*SUPPLIED ENTRIES:*
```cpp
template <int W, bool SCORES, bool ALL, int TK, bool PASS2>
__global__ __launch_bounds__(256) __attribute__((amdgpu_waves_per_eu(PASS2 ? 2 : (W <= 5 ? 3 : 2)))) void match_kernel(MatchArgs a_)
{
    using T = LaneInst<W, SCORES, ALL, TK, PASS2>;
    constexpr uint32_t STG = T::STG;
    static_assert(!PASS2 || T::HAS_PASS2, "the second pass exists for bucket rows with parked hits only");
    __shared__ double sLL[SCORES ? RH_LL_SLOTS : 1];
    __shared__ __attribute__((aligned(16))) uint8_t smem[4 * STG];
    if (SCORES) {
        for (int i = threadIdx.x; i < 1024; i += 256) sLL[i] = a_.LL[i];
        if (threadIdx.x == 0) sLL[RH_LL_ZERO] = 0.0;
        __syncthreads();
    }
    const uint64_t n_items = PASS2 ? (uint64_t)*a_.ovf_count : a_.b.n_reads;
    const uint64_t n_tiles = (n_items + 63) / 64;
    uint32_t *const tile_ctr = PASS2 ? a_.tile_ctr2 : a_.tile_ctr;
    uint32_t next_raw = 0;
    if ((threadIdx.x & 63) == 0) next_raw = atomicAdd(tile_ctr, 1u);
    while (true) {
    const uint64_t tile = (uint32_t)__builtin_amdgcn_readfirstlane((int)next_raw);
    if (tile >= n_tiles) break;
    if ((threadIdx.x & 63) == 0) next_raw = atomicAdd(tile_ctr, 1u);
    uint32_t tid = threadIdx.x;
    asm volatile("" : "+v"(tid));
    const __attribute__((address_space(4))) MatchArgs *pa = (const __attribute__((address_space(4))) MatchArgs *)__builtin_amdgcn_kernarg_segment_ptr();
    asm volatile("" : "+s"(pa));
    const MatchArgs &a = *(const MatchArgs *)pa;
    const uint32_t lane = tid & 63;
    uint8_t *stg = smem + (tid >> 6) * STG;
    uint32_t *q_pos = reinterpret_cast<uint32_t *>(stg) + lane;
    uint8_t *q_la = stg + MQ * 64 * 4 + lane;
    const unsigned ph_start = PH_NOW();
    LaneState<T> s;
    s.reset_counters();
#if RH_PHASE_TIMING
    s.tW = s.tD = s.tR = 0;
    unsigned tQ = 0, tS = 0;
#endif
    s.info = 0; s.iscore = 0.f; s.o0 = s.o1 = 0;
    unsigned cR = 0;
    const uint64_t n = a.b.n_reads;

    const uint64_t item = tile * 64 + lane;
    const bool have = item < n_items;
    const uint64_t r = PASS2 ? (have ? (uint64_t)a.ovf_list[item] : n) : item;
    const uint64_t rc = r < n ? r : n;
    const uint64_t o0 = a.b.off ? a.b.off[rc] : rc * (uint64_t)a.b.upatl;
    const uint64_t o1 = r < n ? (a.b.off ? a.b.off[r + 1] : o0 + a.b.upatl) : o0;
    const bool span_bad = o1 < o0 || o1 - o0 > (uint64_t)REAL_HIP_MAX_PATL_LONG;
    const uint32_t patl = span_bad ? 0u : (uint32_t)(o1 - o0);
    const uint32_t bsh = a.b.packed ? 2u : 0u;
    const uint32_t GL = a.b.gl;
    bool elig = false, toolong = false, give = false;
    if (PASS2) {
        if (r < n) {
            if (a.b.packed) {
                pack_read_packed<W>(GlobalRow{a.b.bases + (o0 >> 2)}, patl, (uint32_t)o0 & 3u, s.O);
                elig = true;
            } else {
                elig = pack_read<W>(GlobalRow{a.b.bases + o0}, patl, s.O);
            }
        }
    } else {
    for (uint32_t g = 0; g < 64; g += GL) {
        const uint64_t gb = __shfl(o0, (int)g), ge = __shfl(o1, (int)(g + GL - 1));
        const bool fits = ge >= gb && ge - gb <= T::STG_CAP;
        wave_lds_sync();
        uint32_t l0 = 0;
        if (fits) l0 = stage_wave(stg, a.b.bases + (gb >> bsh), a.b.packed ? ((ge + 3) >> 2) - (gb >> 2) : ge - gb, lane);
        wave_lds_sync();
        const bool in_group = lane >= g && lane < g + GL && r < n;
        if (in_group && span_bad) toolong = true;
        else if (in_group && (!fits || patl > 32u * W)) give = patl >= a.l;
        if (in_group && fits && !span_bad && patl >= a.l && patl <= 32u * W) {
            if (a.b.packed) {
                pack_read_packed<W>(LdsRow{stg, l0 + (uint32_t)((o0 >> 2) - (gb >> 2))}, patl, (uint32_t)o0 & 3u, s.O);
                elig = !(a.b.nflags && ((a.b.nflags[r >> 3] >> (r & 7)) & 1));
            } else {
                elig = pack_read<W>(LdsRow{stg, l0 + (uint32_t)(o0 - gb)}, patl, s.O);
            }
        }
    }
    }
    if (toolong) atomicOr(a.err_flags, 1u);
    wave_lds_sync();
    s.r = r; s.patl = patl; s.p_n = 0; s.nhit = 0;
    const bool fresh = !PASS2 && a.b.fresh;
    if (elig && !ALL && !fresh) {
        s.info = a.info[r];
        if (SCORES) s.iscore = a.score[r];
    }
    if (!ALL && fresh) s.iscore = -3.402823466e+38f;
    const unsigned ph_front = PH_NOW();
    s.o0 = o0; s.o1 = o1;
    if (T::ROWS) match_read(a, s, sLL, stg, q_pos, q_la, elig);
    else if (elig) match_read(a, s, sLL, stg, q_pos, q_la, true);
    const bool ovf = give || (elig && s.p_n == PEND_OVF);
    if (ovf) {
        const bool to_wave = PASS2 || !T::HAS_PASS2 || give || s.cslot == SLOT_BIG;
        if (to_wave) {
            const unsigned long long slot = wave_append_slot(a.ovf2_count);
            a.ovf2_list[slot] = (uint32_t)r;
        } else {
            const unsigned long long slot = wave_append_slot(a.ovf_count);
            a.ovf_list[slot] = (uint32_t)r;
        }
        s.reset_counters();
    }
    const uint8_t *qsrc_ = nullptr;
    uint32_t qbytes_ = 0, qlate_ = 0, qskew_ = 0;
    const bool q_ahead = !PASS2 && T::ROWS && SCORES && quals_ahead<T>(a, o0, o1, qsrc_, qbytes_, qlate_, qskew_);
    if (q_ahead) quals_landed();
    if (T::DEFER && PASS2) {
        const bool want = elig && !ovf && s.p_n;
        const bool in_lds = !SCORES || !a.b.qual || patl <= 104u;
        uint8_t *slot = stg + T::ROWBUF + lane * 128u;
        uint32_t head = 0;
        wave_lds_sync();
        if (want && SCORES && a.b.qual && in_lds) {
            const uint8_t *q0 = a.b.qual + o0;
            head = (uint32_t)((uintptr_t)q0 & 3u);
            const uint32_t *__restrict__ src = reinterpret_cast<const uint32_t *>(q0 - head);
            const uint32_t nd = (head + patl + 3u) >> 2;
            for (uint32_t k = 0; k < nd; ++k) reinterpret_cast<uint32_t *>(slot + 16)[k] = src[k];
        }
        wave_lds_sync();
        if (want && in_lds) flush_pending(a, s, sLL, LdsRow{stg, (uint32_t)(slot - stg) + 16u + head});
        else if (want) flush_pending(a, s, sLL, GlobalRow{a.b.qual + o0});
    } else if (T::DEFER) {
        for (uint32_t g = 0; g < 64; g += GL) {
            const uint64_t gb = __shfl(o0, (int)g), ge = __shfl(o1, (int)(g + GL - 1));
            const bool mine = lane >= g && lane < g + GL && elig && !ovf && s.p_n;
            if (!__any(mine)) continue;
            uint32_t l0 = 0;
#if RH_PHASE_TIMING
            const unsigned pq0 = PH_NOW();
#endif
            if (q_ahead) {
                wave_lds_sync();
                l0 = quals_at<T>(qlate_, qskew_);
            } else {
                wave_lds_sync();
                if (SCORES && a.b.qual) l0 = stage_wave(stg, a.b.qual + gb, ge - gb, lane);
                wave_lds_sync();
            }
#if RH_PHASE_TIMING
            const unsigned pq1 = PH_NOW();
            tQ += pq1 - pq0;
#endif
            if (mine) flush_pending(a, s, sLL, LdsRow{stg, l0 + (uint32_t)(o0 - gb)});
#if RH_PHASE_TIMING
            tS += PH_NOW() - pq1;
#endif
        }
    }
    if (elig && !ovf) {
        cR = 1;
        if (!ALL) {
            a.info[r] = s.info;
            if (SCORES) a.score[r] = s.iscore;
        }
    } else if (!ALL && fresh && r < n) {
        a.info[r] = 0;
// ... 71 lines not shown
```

---

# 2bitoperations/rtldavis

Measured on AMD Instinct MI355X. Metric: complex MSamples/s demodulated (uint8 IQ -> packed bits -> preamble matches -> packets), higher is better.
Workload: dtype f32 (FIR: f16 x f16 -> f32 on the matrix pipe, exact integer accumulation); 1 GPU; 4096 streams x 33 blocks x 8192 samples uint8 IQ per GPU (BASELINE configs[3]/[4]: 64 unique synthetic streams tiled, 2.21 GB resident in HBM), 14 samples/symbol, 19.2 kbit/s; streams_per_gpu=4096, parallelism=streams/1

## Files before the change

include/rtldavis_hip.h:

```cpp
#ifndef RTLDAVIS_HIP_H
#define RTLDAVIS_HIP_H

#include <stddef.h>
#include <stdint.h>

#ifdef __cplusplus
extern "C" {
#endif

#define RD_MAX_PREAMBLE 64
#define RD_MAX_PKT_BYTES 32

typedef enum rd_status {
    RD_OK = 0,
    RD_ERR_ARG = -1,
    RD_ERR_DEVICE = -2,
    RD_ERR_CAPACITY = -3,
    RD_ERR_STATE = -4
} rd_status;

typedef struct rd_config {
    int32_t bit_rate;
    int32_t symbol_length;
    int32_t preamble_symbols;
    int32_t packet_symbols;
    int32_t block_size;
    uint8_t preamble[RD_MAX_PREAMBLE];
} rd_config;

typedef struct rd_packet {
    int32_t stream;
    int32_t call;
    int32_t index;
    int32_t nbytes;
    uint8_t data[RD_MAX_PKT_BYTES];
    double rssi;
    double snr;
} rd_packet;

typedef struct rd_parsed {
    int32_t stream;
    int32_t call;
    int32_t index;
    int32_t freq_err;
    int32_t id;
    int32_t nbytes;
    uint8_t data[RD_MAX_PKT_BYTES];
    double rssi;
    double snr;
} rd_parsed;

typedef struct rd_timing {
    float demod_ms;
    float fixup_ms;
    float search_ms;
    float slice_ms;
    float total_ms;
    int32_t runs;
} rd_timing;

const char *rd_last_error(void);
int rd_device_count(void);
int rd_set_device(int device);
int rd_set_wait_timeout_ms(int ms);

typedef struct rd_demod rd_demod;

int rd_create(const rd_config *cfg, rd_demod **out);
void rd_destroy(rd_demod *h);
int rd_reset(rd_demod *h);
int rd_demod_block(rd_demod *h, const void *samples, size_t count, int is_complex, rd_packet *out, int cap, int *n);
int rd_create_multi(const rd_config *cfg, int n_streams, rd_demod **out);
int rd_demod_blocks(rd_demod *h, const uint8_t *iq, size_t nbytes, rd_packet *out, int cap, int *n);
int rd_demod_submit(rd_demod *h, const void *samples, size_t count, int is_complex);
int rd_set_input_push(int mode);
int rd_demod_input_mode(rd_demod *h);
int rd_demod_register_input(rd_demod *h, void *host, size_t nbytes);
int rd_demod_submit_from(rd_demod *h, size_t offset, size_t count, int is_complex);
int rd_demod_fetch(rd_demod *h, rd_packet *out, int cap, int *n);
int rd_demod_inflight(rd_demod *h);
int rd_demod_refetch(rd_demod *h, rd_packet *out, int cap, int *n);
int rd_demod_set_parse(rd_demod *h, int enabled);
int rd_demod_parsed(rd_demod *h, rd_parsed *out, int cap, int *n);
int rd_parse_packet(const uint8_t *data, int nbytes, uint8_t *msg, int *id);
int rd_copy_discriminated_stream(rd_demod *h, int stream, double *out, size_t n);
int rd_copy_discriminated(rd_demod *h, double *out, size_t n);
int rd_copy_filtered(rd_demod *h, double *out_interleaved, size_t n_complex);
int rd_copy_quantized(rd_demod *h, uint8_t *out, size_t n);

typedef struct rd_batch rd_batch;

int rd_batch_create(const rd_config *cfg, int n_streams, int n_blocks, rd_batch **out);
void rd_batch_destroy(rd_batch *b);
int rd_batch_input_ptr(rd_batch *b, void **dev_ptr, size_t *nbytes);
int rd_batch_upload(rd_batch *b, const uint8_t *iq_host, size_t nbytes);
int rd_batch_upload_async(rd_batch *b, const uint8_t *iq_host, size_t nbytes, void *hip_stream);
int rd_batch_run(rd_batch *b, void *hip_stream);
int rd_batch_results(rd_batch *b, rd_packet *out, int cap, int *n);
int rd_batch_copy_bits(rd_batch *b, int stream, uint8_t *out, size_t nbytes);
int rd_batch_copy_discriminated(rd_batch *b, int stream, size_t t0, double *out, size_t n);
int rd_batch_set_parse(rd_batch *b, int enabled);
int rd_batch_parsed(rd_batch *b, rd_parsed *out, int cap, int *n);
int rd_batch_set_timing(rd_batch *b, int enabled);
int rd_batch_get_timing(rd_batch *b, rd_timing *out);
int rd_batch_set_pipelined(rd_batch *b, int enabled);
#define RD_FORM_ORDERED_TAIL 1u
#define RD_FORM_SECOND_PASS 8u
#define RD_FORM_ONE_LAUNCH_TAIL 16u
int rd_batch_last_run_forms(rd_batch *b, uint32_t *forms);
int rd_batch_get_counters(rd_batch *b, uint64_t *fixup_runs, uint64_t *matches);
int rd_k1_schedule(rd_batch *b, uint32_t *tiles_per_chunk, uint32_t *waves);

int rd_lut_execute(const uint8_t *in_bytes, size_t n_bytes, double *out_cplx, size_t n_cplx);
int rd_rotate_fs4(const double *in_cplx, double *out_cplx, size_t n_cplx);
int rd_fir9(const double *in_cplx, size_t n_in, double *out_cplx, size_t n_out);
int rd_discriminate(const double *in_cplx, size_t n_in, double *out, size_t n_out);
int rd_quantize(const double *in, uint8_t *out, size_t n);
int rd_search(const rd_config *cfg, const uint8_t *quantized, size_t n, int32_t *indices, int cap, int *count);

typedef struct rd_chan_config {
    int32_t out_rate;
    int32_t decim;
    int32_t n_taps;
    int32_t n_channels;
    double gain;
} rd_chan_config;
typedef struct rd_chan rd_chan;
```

*TASK OBJECTIVE:*
Only lines holding "iscore" are wanted; copy all of them from the listing.

*EXPECTED ANSWER:*
    s.info = 0; s.iscore = 0.f; s.o0 = s.o1 = 0;
        if (SCORES) s.iscore = a.score[r];
    if (!ALL && fresh) s.iscore = -3.402823466e+38f;
            if (SCORES) a.score[r] = s.iscore;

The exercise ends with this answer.